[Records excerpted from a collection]
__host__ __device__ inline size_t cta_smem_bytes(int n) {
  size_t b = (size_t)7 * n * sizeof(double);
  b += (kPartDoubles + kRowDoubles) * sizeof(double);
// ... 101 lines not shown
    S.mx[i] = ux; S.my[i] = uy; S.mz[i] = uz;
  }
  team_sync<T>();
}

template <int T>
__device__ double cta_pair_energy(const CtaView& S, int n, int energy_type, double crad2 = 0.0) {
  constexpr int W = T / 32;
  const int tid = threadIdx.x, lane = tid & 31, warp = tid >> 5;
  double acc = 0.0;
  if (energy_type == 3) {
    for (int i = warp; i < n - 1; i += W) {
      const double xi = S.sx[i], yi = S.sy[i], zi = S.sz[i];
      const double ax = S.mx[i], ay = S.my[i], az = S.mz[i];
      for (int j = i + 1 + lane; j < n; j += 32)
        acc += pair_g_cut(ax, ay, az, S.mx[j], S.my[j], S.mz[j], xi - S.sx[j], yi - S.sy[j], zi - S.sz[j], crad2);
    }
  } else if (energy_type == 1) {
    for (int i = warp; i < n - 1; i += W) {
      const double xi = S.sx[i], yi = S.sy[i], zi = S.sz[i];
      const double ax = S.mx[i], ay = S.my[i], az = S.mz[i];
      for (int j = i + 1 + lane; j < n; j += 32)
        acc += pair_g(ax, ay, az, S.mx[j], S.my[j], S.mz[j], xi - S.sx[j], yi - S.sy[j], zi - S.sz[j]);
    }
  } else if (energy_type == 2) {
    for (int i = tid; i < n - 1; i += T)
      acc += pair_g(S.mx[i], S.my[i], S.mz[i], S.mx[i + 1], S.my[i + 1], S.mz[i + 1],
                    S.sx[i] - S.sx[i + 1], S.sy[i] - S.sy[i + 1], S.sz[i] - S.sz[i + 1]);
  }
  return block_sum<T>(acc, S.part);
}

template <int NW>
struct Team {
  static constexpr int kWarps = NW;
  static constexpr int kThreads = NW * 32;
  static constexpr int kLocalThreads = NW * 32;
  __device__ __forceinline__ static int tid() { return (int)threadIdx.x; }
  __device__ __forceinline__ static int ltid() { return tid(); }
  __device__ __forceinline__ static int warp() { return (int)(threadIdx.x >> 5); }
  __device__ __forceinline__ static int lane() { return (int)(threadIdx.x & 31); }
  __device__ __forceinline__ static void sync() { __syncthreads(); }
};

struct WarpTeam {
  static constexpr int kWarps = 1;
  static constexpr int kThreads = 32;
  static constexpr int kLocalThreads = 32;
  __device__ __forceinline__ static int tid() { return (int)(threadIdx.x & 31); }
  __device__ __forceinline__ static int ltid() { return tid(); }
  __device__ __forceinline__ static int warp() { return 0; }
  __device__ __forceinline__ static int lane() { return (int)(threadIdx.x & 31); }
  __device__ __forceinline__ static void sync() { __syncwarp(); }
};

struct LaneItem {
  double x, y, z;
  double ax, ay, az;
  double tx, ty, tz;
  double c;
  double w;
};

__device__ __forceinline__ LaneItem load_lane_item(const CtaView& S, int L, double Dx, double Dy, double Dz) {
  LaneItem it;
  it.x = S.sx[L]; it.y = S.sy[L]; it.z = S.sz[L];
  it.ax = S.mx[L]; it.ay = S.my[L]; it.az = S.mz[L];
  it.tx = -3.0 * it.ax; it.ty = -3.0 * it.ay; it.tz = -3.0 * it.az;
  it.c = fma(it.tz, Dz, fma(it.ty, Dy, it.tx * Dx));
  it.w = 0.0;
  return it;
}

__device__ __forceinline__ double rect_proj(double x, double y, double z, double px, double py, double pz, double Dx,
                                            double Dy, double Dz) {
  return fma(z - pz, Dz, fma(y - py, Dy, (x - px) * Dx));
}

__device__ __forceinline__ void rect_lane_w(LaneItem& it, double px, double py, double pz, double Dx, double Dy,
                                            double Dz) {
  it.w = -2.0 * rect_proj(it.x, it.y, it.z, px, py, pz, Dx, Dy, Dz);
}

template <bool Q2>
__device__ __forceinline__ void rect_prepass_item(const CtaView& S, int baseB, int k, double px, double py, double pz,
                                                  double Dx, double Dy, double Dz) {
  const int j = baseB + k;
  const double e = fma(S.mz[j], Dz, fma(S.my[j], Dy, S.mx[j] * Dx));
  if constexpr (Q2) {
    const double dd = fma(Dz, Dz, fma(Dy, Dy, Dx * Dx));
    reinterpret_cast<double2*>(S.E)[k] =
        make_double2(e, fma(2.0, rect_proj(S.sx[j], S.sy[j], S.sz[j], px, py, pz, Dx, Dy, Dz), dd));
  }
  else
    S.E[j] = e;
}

---

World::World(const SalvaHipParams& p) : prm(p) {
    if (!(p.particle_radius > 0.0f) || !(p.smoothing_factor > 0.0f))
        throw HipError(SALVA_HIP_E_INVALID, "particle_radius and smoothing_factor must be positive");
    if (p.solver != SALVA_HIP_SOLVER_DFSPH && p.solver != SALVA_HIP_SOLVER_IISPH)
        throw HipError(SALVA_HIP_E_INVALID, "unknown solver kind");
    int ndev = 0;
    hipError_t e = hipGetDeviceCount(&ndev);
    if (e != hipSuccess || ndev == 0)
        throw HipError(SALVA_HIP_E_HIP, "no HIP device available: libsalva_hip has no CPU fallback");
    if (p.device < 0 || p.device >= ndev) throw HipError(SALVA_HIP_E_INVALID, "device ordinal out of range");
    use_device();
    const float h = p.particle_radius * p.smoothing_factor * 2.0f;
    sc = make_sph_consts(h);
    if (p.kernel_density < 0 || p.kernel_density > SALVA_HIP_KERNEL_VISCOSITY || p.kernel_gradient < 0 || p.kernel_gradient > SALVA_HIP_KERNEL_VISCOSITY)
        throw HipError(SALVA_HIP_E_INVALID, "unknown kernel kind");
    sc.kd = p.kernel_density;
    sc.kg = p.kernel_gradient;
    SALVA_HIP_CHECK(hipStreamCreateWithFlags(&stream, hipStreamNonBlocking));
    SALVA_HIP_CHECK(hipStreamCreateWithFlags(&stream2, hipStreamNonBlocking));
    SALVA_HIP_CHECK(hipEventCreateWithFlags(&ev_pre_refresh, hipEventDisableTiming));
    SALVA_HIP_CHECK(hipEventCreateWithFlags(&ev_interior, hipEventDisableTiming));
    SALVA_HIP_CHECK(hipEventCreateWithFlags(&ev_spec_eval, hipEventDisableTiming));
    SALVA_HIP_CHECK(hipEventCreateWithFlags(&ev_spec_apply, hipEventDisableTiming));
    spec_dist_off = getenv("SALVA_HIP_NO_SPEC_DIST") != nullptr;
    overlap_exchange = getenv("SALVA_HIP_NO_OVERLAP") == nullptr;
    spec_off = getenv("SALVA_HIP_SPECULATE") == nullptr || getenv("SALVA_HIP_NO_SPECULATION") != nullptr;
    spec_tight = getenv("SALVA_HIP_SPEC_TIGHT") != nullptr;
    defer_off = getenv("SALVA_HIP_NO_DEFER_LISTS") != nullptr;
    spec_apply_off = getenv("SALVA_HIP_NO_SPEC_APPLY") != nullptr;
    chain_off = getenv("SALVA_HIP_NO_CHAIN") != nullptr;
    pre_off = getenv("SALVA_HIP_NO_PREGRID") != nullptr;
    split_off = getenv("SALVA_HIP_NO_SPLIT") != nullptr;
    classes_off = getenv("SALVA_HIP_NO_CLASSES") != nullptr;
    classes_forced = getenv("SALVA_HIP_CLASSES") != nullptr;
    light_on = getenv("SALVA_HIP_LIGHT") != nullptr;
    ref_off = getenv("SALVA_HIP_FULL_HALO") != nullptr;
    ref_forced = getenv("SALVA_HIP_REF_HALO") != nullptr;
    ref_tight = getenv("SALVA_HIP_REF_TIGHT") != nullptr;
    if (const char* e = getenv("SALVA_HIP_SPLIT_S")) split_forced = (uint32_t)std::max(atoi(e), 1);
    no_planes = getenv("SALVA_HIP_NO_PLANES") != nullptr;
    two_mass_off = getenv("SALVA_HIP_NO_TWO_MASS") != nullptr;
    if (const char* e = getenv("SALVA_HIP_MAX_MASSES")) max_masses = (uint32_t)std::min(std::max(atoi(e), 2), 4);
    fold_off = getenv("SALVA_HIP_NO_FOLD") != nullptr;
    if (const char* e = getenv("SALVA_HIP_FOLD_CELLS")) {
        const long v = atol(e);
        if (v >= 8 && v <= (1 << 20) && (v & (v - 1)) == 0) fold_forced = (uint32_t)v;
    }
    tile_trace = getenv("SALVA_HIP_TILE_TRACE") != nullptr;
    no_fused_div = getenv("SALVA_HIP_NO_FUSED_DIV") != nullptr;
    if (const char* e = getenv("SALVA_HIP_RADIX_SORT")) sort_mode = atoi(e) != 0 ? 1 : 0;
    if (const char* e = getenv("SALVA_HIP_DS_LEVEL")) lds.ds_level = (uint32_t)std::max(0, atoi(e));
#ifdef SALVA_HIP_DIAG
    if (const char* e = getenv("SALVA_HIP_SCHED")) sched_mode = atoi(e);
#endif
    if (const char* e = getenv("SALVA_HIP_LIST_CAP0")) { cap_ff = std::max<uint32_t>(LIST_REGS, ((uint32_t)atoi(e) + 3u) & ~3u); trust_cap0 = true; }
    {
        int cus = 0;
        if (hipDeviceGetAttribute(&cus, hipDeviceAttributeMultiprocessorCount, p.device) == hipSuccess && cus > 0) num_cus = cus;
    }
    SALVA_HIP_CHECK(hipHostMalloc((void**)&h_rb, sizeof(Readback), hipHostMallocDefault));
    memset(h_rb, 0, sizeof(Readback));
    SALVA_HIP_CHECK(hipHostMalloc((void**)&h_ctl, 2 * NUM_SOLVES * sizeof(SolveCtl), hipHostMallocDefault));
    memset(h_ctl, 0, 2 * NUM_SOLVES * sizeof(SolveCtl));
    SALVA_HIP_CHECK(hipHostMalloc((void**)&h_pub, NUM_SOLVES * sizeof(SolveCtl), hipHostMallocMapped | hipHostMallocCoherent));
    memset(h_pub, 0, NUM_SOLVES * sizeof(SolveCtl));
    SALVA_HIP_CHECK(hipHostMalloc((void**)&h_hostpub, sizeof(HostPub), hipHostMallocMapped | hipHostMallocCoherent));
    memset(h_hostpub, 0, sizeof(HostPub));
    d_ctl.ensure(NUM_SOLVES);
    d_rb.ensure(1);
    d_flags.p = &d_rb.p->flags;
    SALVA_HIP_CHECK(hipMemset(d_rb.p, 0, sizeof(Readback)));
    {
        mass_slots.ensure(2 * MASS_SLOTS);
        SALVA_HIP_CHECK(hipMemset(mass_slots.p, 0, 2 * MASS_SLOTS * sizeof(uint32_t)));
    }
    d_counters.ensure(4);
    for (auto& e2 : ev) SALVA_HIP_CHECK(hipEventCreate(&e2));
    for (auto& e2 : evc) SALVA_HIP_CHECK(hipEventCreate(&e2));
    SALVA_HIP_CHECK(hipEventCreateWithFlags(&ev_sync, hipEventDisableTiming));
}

TASK DESCRIPTION
All lines above that contain the word "kind" are to be copied.

YOUR RESPONSE
        throw HipError(SALVA_HIP_E_INVALID, "unknown solver kind");
        throw HipError(SALVA_HIP_E_INVALID, "unknown kernel kind");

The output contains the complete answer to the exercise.